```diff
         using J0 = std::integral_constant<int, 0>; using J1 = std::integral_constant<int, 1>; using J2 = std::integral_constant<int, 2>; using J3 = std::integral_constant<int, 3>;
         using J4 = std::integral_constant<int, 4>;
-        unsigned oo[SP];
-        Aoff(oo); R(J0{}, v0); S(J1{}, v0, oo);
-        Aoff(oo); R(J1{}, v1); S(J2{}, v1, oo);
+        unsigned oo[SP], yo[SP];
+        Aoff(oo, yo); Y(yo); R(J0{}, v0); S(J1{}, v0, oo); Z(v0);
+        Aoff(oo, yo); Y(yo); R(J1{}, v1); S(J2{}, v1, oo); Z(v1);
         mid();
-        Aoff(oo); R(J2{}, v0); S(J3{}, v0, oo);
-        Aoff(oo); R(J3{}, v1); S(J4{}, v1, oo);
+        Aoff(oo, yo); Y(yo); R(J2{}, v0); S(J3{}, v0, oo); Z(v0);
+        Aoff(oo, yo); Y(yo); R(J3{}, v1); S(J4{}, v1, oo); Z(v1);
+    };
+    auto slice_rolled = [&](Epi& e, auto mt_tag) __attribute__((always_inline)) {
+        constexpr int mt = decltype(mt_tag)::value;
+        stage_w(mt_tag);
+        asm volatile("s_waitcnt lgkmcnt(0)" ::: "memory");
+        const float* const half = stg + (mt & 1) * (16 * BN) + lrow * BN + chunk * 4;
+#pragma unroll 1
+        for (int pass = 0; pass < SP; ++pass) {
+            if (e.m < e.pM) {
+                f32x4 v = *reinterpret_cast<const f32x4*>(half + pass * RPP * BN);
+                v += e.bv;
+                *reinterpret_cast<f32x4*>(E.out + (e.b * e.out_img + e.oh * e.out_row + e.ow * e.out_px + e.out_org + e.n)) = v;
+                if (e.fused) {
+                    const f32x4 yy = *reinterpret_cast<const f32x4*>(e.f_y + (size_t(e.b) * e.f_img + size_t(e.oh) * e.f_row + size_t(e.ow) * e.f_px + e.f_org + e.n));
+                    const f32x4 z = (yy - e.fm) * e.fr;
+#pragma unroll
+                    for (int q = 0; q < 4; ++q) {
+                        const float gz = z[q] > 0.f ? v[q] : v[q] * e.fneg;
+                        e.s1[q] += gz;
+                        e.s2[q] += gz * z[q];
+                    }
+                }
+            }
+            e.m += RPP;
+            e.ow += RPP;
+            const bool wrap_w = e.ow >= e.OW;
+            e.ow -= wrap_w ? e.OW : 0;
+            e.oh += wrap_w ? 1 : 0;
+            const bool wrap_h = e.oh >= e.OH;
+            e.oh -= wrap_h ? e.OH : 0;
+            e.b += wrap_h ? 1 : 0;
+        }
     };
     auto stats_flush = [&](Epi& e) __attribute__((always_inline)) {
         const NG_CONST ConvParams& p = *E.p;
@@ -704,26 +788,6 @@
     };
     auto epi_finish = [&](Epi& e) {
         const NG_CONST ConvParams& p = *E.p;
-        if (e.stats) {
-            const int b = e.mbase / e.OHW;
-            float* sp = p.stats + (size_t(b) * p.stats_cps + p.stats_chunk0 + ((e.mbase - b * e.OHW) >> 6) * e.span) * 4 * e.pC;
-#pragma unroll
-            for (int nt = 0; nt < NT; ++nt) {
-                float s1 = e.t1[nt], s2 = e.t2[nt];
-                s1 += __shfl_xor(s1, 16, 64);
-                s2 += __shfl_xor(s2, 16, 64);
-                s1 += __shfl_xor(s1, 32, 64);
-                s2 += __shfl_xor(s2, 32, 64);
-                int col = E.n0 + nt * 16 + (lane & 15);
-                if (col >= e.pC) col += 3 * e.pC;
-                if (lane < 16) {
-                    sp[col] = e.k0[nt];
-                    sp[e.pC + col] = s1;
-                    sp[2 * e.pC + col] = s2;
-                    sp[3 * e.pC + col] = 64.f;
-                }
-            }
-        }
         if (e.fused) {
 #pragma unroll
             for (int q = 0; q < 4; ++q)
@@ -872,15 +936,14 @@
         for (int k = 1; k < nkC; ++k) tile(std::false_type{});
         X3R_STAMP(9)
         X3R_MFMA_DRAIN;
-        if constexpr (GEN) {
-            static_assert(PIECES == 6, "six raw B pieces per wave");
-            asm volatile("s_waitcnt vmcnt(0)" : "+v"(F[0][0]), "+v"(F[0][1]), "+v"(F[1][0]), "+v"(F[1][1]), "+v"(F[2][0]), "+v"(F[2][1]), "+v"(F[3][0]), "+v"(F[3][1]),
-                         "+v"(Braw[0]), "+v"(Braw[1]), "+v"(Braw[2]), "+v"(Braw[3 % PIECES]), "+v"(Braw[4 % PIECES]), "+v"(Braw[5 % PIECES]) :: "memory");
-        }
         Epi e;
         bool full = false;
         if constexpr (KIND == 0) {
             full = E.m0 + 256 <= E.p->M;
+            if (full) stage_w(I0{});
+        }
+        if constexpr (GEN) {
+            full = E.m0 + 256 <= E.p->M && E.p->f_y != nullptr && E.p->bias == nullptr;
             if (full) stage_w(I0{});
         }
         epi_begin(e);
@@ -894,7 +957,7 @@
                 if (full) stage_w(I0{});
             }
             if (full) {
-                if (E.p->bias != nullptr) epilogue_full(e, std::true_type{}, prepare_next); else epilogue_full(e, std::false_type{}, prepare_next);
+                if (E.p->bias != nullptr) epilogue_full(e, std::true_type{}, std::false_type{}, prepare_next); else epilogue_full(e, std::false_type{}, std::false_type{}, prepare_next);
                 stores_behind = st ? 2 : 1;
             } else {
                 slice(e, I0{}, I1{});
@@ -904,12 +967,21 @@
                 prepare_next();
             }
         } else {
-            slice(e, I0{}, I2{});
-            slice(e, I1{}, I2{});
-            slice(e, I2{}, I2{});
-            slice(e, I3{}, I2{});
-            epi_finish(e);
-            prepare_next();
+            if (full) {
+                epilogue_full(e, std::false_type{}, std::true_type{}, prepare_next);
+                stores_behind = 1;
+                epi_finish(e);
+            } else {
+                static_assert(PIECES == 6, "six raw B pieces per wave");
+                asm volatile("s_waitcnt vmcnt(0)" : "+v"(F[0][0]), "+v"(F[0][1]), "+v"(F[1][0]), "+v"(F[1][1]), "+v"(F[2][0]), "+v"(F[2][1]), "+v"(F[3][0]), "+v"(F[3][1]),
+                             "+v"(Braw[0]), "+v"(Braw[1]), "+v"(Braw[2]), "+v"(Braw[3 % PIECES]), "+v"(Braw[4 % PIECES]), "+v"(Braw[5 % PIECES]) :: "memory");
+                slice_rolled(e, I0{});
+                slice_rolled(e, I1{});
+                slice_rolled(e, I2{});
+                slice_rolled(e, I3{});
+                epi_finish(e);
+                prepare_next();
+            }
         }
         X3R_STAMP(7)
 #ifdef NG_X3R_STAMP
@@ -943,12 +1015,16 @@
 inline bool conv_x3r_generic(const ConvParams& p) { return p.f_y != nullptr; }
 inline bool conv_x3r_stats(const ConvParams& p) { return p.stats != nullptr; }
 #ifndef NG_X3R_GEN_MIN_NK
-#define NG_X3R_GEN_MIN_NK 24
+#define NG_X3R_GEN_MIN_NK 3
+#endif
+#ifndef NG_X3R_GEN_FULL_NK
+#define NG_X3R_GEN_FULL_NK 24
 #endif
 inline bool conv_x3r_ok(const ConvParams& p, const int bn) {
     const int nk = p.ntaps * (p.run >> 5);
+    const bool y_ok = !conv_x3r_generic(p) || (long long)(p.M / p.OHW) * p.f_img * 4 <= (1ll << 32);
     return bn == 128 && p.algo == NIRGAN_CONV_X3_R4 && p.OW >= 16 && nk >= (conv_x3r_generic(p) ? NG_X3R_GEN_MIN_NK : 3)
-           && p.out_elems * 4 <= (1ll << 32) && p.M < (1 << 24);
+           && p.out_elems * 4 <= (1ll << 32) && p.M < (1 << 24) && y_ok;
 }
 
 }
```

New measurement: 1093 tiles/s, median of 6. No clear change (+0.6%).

========================================================================

Identify every line above that includes the word "wave", and show those lines.

### Written answer:
-            static_assert(PIECES == 6, "six raw B pieces per wave");
+                static_assert(PIECES == 6, "six raw B pieces per wave");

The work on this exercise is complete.